MAMULENGO: PATRIMÔNIO IMATERIAL BRASILEIRO

Mamulengo, joão-redondo, casimira-coco, babau, briguela. Em 2015, o Teatro de Bonecos Popular do Nordeste foi tombado pelo Iphan. Reconhecido como Patrimônio Imaterial Brasileiro. Para Lina Rosa Vieira, idealizadora e curadora do Sesi Bonecos do Mundo, os mestres tradicionais mamulengueiros e suas brincadeiras representam bens culturais de dimensão mundial. Patrimônio Cultural da Humanidade. Um dia serão considerados assim.

Em 2018, o festival tem a alegria e a honra de dedicar sua edição ao Mamulengo: Patrimônio Imaterial Brasileiro. Dentro da programação, a exposição homônima e de caráter museográfico é uma das mais relevantes homenagens. Nela, é apresentado o precioso acervo da maior colecionadora de bonecos populares da América Latina: Magda Modesto, uma das mais importantes pesquisadoras do teatro de títeres do Brasil. 86 anos de vida dedicados às marionetes e às suas expressões artísticas. Falecida em 2011, Magda deixou um legado material e imaterial incalculável. Formou sua coleção a partir das vivências com mestres de todas as partes do mundo. Na exposição, que passa por Fortaleza e João Pessoa, apresentamos cerca de 300 dessas relíquias, com suas respectivas identificações e contextualizações no tempo e no espaço. Raridades dos acervos particulares de mestres mamulengueiros ainda vivos também podem ser apreciadas. A curadoria e a montagem têm a assinatura de Cica Modesto, expressiva cenógrafa, arquiteta e filha de Magda.


Realizar a exposição Mamulengo: Patrimônio Imaterial Brasileiro, com a excelência de suas peças e de seus sentidos histórico e estético, é nossa delicada maneira de dizer ao boneco popular brasileiro: muito obrigada.
Magda Modesto – em memória
Autodidata, Magda Modesto dedicou toda a sua existência ao engrandecimento do teatro de animação nas suas mais variadas correntes e técnicas.

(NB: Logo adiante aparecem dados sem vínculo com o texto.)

+      if (valid) { const int y = p.row_cls[row]; p0 = p.col_seg[y]; p1 = p.col_seg[y + 1]; }
+      const unsigned plen = (unsigned)(p1 - p0);
+      int wmin = valid ? p0 : 0x7fffffff, wmax = valid ? p1 : 0;
+#pragma unroll
+      for (int o = 16; o > 0; o >>= 1) {
+        wmin = min(wmin, __shfl_xor_sync(0xffffffffu, wmin, o));
+        wmax = max(wmax, __shfl_xor_sync(0xffffffffu, wmax, o));
+      }
+      const float rcs = (valid && p.row_cs) ? p.row_cs[row] : 0.f;
+      const float rcpn = (valid && p.row_cpn) ? p.row_cpn[row] : 0.f;
+      const float rneg = (valid && p.row_neg) ? p.row_neg[row] : 1.f;
+      const int self_col = p.self_mask ? row : -1;
+      const float scale = p.scale_log2;
+      const uint64_t scale2 = ptx::pack2(scale, scale), rcs2 = ptx::pack2(rcs, rcs);
+      float pf_s = 0.f, pf_pn = 0.f, pf_neg = 1.f;
+      auto prefetch_cols = [&](int ct_) {
+        pf_s = 0.f; pf_pn = 0.f; pf_neg = 1.f;
+        if (ct_ < sg.c_end) {
+          const int c = ct_ * kTileN + cq * 32 + lane;
+          if (c < (DEV ? dev_cols : p.n_cols)) {
+            if (p.col_cs) pf_s = p.col_cs[c];
+            if (p.col_cpn) pf_pn = p.col_cpn[c];
+            if (p.col_neg) pf_neg = p.col_neg[c];
+          }
+        }
+      };
+      prefetch_cols(sg.c_begin);
+      for (int ct = sg.c_begin; ct < sg.c_end; ++ct, ++t) {
+        const uint32_t sb = t & 1;
+        const float cl_s = pf_s, cl_pn = pf_pn, cl_neg = pf_neg;
+        prefetch_cols(ct + 1);
+        const int cb0 = ct * kTileN + cq * 32;
+        ptx::mbar_wait(&acc_full[sb], (t >> 1) & 1, 251);
+        ptx::tc_fence_after();
+        const uint32_t taddr = tmem_base + lane_base + kPairTmS + sb * kTileN + cq * 32;
+#pragma unroll
+        for (int hh = 0; hh < 2; ++hh) {
+          const int cb = cb0 + hh * 16;
+          const bool touches = !(cb + 16 <= wmin || cb >= wmax);
+          uint32_t v[16];
+          ptx::tmem_ld16(taddr + hh * 16, v);
+          ptx::tmem_ld_wait16(v);
+          uint32_t packed[8];
+          if (!touches) {
+#pragma unroll
+            for (int c = 0; c < 16; c += 4) {
+              const int l0 = hh * 16 + c;
+              const float4 cc = make_float4(__shfl_sync(0xffffffffu, cl_s, l0), __shfl_sync(0xffffffffu, cl_s, l0 + 1),
+                                            __shfl_sync(0xffffffffu, cl_s, l0 + 2), __shfl_sync(0xffffffffu, cl_s, l0 + 3));
+#pragma unroll
+              for (int q = 0; q < 2; ++q) {
+                float x0, x1;
+                ptx::unpack2(ptx::mul2(ptx::pack2u(v[c + 2 * q], v[c + 2 * q + 1]), scale2), x0, x1);
+                const uint64_t e2 = ptx::pack2(ptx::ex2(x0), ptx::ex2(x1));
+                const uint64_t c2 = ptx::add2(rcs2, q == 0 ? ptx::pack2(cc.x, cc.y) : ptx::pack2(cc.z, cc.w));
+                float w0, w1;
+                ptx::unpack2(ptx::mul2(e2, c2), w0, w1);
+                packed[(c >> 1) + q] = pack_bf16(w0, w1);
+              }
+            }
+          } else {
+#pragma unroll
+            for (int c = 0; c < 16; c += 2) {
+              float w[2];
+#pragma unroll
+              for (int q = 0; q < 2; ++q) {
+                const int j = c + q;
+                const int col = cb + j;
+                const float e = ptx::ex2(__uint_as_float(v[j]) * scale);
+                const bool ispos = (unsigned)(col - p0) < plen;
+                const float cs_j = __shfl_sync(0xffffffffu, cl_s, hh * 16 + j);
+                const float cpn_j = __shfl_sync(0xffffffffu, cl_pn, hh * 16 + j);
+                const float cneg_j = __shfl_sync(0xffffffffu, cl_neg, hh * 16 + j);
+                const float wn = e * (rcs + cs_j);
+                const float wp = -(rcpn * ptx::rcp(e + rneg) + cpn_j * ptx::rcp(e + cneg_j));
+                w[q] = ispos ? (col == self_col ? 0.f : wp) : wn;
+              }
+              packed[c >> 1] = pack_bf16(w[0], w[1]);
+            }
+          }
+          ptx::tmem_st8(taddr + hh * 8, packed);
+        }
+        ptx::tmem_st_wait();
+        ptx::tc_fence_before();
+        __syncwarp();
+        if (lane == 0) ptx::mbar_arrive_cluster(ptx::mapa(&w_full[sb], 0));
+      }
+      ptx::mbar_wait(df_full, seg & 1, 252);
+      ptx::tc_fence_after();
+      const float sc = p.out_scale * gout;
+      float* drow = p.dF + (size_t)row * p.ld;
+#pragma unroll 1
+      for (int c0 = cq * (CP / 4); c0 < (cq + 1) * (CP / 4); c0 += 16) {
+        uint32_t uu[16];
+        ptx::tmem_ld16(tmem_base + lane_base + c0, uu);
+        ptx::tmem_ld_wait16(uu);
+        if (valid) {
+#pragma unroll
+          for (int c = 0; c < 16; c += 4)
+            red_add_v4(drow + c0 + c, __uint_as_float(uu[c]) * sc, __uint_as_float(uu[c + 1]) * sc,
+                       __uint_as_float(uu[c + 2]) * sc, __uint_as_float(uu[c + 3]) * sc);
+        }
+      }
+      ptx::tc_fence_before();
+      __syncwarp();
+      if (lane == 0) ptx::mbar_arrive_cluster(ptx::mapa(df_empty, 0));
+      ++seg;
+      sg = nx; have = have_n;
+    }
+  }
+  __syncwarp();
+  ptx::tc_fence_before();
+  ptx::cluster_sync();
+  if (warp == 2) ptx::tmem_dealloc_pair(tmem_base, 512);
+}
+
 }
 
 using namespace mscs;
@@ -354,6 +635,32 @@
   if (int rc = ensure_trap_buffer()) return rc;
   MSCS_CUDA(cudaFuncSetAttribute(k_sim_bwd<KB, DEV>, cudaFuncAttributeMaxDynamicSharedMemorySize, (int)smem));
   MSCS_CUDA(launch_k(k_sim_bwd<KB, DEV>, persistent_ctas(), kBwdThreads, smem, st, args));
+  MSCS_LAUNCH_CHECK();
+  return 0;
+}
+
+template <bool DEV>
+static int launch_bwd_pair(const BwdArgs& args, cudaStream_t st) {
+  const size_t smem = bwd_pair_smem_bytes();
+  if (int rc = ensure_trap_buffer()) return rc;
+  MSCS_CUDA(cudaFuncSetAttribute(k_sim_bwd_pair<DEV>, cudaFuncAttributeMaxDynamicSharedMemorySize, (int)smem));
+  static int clusters = 0;
+  if (!clusters) {
+    cudaLaunchConfig_t cfg{};
+    cfg.gridDim = dim3(2 * (sm_count() / 2)); cfg.blockDim = kBwdThreads; cfg.dynamicSmemBytes = smem;
+    cudaLaunchAttribute at{};
+    at.id = cudaLaunchAttributeClusterDimension;
+    at.val.clusterDim.x = 2; at.val.clusterDim.y = 1; at.val.clusterDim.z = 1;
+    cfg.attrs = &at; cfg.numAttrs = 1;
+    int active = 0;
+    MSCS_CUDA(cudaOccupancyMaxActiveClusters(&active, k_sim_bwd_pair<DEV>, &cfg));
+    const int spare = sm_count() - persistent_ctas();
+    int n = active - (spare + 1) / 2;
+    if (n > persistent_ctas() / 2) n = persistent_ctas() / 2;
+    MSCS_CHECK_ARG(n >= 1, "no CTA pair of the backward kernel fits on this device (%d co-resident)", active);
+    clusters = n;
+  }
+  MSCS_CUDA(launch_k_cluster(k_sim_bwd_pair<DEV>, 2, 2 * clusters, kBwdThreads, smem, st, args));
   MSCS_LAUNCH_CHECK();
   return 0;
 }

A interpretação foi fundamental no esforço coletivo para que essa expressão artística ocupasse um lugar de respeito, dentro e fora do Brasil, e fosse reconhecida como expressão da cultura brasileira.
Dedicada colecionadora de material sobre essa forma de arte, Magda foi ainda uma das fundadoras da Associação Brasileira de Teatro de Bonecos (ABTB), em 1973; da Associação Rio Teatro de Bonecos (ARTB), em 1984; de diversos outros movimentos artísticos que incluíam bonecos; e também foi membro da Union Internationale de la Marionnette (UNIMA). Foi incansável a sua luta para a formação de mais de 90% dos artistas e grupos em atuação no Brasil. Entre eles, estão os grupos Navegando, Sobrevento, Giramundo, Cia. Pequod e Caixa de Elefante.


Foi ativista do movimento de reconhecimento do mamulengo como patrimônio cultural e elemento diferencial da nacionalidade brasileira. Participou e protagonizou diversos congressos, seminários, cursos e festivais, dentro e fora do País. Recebeu, com menção de destaque, o reconhecido Prêmio Zilka Sallaberry de Teatro Infantil, do Centro de Pesquisa e Estudo do Teatro Infantil (Cepetin).
Foi orientadora e amiga da primeira doutora brasileira em Artes Cênicas de Teatro de Animação, pela USP, Ana Maria Amaral. Militou pela causa do teatro de bonecos com Álvaro Apocalypse, Carmosina Araújo, Maria Mazetti, Virgínia Valli, Nini Beltrame, Cacá Sena, entre inúmeros outros artistas e educadores de arte.